Wan Lin, Zhang Fengjie, He Qiling, Tsang Wing Pui, Lu Li, Li Qingnan, Wu Zhihong, Qiu Guixing, Zhou Guangqian, Wan Chao
Ministry of Education Key Laboratory for Regenerative Medicine, School of Biomedical Sciences, Faculty of Medicine, The Chinese University of Hong Kong, Hong Kong SAR, China.
Ministry of Education Key Laboratory for Regenerative Medicine, School of Biomedical Sciences, Faculty of Medicine, The Chinese University of Hong Kong, Hong Kong SAR, China; School of Biomedical Sciences Core Laboratory, Shenzhen Research Institute, The Chinese University of Hong Kong, Shenzhen, China.
PLoS One. 2014 Jul 8;9(7):e102010. doi: 10.1371/journal.pone.0102010. eCollection 2014.
Erythropoietin (EPO)/erythropoietin receptor (EPOR) signaling is involved in the development and regeneration of several non-hematopoietic tissues including the skeleton. EPO is identified as a downstream target of the hypoxia inducible factor-α (HIF-α) pathway. It is shown that EPO exerts a positive role in bone repair, however, the underlying cellular and molecular mechanisms remain unclear. In the present study we show that EPO and EPOR are expressed in the proliferating, pre-hypertrophic and hypertrophic zone of the developing mouse growth plates as well as in the cartilaginous callus of the healing bone. The proliferation rate of chondrocytes is increased under EPO treatment, while this effect is decreased following siRNA mediated knockdown of EPOR in chondrocytes. EPO treatment increases biosynthesis of proteoglycan, accompanied by up-regulation of chondrogenic marker genes including SOX9, SOX5, SOX6, collagen type 2, and aggrecan. The effects are inhibited by knockdown of EPOR. Blockage of the endogenous EPO in chondrocytes also impaired the chondrogenic differentiation. In addition, EPO promotes metatarsal endothelial sprouting in vitro. This coincides with the in vivo data that local delivery of EPO increases vascularity at the mid-stage of bone healing (day 14). In a mouse femoral fracture model, EPO promotes cartilaginous callus formation at days 7 and 14, and enhances bone healing at day 28 indexed by improved X-ray score and micro-CT analysis of microstructure of new bone regenerates, which results in improved biomechanical properties. Our results indicate that EPO enhances chondrogenic and angiogenic responses during bone repair. EPO's function on chondrocyte proliferation and differentiation is at least partially mediated by its receptor EPOR. EPO may serve as a therapeutic agent to facilitate skeletal regeneration.

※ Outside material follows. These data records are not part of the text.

Result: no change. 880.6 images/s (median of 6 runs) (+0.2%).

```diff
diff --git a/dlimgedit_amd/csrc/kernels/attention_window.hip b/dlimgedit_amd/csrc/kernels/attention_window.hip
--- a/dlimgedit_amd/csrc/kernels/attention_window.hip
+++ b/dlimgedit_amd/csrc/kernels/attention_window.hip
@@ -30,6 +30,24 @@
     s.pad = !s.dummy && (gy >= GRID || gx >= GRID);
     s.token = gy * GRID + gx;
     return s;
+}
+
+struct WinQuery { int ty, tx, token; bool real; };
+
+DLIMG_DEVICE WinQuery win_query(int wave, int l, int wy, int wx) {
+    const bool packed = wx == NW - 1;
+    WinQuery q;
+    q.ty = packed ? wave * 4 + (l >> 3) : wave * 2 + (l >> 4);
+    q.tx = packed ? l & 7 : l & 15;
+    const int gy = wy * WS + q.ty, gx = wx * WS + q.tx;
+    q.real = q.ty < WS && q.tx < WS && gy < GRID && gx < GRID;
+    q.token = gy * GRID + gx;
+    return q;
+}
+
+DLIMG_DEVICE int win_active_waves(int wy, int wx) {
+    const int rows = wy == NW - 1 ? GRID - (NW - 1) * WS : WS;
+    return wx == NW - 1 ? (rows + 3) / 4 : (rows + 1) / 2;
 }
 
 DLIMG_DEVICE int k_row(int slot) { const int tx = slot & 15; return (slot >> 4) * WS + (tx < WS ? tx : WS - 1); }
@@ -71,11 +89,12 @@
     const int lane = lane_id();
     const int wave = wave_id();
     const int hi = lane >> 5, l31 = lane & 31;
+    const bool packed = wx == NW - 1;
+    const bool active = wave < win_active_waves(wy, wx);
 
     const int token0 = wy * WS * GRID + wx * WS;
-    const int qslot = wave * 32 + l31;
-    const WinSlot qs = win_slot(qslot, wy, wx);
-    const bool q_real = !qs.dummy && !qs.pad;
+    const WinQuery qs = win_query(wave, l31, wy, wx);
+    const bool q_real = qs.real;
     half8_t qf[KS];
     {
         const half_t* qrow = base + (size_t)(q_real ? qs.token : token0) * ld + head * HD + hi * 8;
@@ -110,32 +129,34 @@
     for (int it = 0; it < KV_EARLY; ++it) request_kv(it);
     __builtin_amdgcn_sched_barrier(0);
     stamp(1);
-#pragma unroll
-    for (int ks = 0; ks < KS; ++ks) {
-        if (!q_real) qf[ks] = zero_h8();
-        if (l31 >= 2 * WS - 1) { rfh[ks] = zero_h8(); rfw[ks] = zero_h8(); }
-    }
 
     float* g = lds_g + wave * 32 * G_STRIDE;
-    const int ty_q = qslot >> 4, tx_q = qslot & 15;
+    const int ty_q = qs.ty, tx_q = qs.tx;
     float bh[WS];
     float bw[8];
-    {
+    float16_t acc_w = zero16();
+    if (active) {
+#pragma unroll
+        for (int ks = 0; ks < KS; ++ks) {
+            if (!q_real) qf[ks] = zero_h8();
+            if (l31 >= 2 * WS - 1) { rfh[ks] = zero_h8(); rfw[ks] = zero_h8(); }
+        }
         float16_t acc = zero16();
 #pragma unroll
         for (int ks = 0; ks < KS; ++ks) acc = mfma32(rfh[ks], qf[ks], acc);
 #pragma unroll
         for (int r = 0; r < 16; ++r) g[l31 * G_STRIDE + acc_row(r, hi)] = acc[r];
         __builtin_amdgcn_sched_barrier(0);
-        float16_t acc_w = zero16();
 #pragma unroll
         for (int ks = 0; ks < KS; ++ks) acc_w = mfma32(rfw[ks], qf[ks], acc_w);
-        if (KV_EARLY < KV_IT) {
-            __builtin_amdgcn_sched_barrier(0);
-#pragma unroll
-            for (int it = KV_EARLY; it < KV_IT; ++it) request_kv(it);
-            __builtin_amdgcn_sched_barrier(0);
-        }
+    }
+    if (KV_EARLY < KV_IT) {
+        __builtin_amdgcn_sched_barrier(0);
+#pragma unroll
+        for (int it = KV_EARLY; it < KV_IT; ++it) request_kv(it);
+        __builtin_amdgcn_sched_barrier(0);
+    }
+    if (active) {
         __builtin_amdgcn_fence(__ATOMIC_RELEASE, "wavefront");
         __builtin_amdgcn_wave_barrier();
 #pragma unroll
@@ -151,8 +172,8 @@
             const int tx = (e & 3) + 8 * (e >> 2) + 4 * hi;
             bw[e] = tx < WS ? g[l31 * G_STRIDE + tx_q + (WS - 1) - tx] * sqrtf((float)HD) : -INFINITY;
         }
-        __syncthreads();
-    }
+    }
+    __syncthreads();
     stamp(2);
 
 #pragma unroll
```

促红细胞生成素(EPO)/促红细胞生成素受体(EPOR)信号通路参与包括骨骼在内的多种非造血组织的发育和再生。EPO被确定为缺氧诱导因子-α(HIF-α)通路的下游靶点。研究表明,EPO在骨修复中发挥积极作用,但其潜在的细胞和分子机制仍不清楚。在本研究中,我们发现EPO和EPOR在发育中小鼠生长板的增殖区、前肥大区和肥大区以及愈合骨的软骨痂中均有表达。EPO处理可提高软骨细胞的增殖率,而在软骨细胞中通过小干扰RNA(siRNA)介导敲低EPOR后,这种作用减弱。EPO处理可增加蛋白聚糖的生物合成,并伴随着软骨生成标记基因(包括SOX9、SOX5、SOX6、Ⅱ型胶原蛋白和聚集蛋白聚糖)的上调。这些作用可被EPOR敲低所抑制。阻断软骨细胞内源性EPO也会损害软骨生成分化。此外,EPO可促进体外跖骨内皮细胞发芽。这与体内数据一致,即局部递送EPO可增加骨愈合中期(第14天)的血管生成。在小鼠股骨骨折模型中,EPO在第7天和第14天促进软骨痂形成,并在第28天通过改善X线评分和对新生骨再生微观结构的显微计算机断层扫描(micro-CT)分析来增强骨愈合,从而改善生物力学性能。我们的结果表明,EPO在骨修复过程中增强软骨生成和血管生成反应。EPO对软骨细胞增殖和分化的作用至少部分是由其受体EPOR介导的。EPO可能作为一种治疗剂来促进骨骼再生。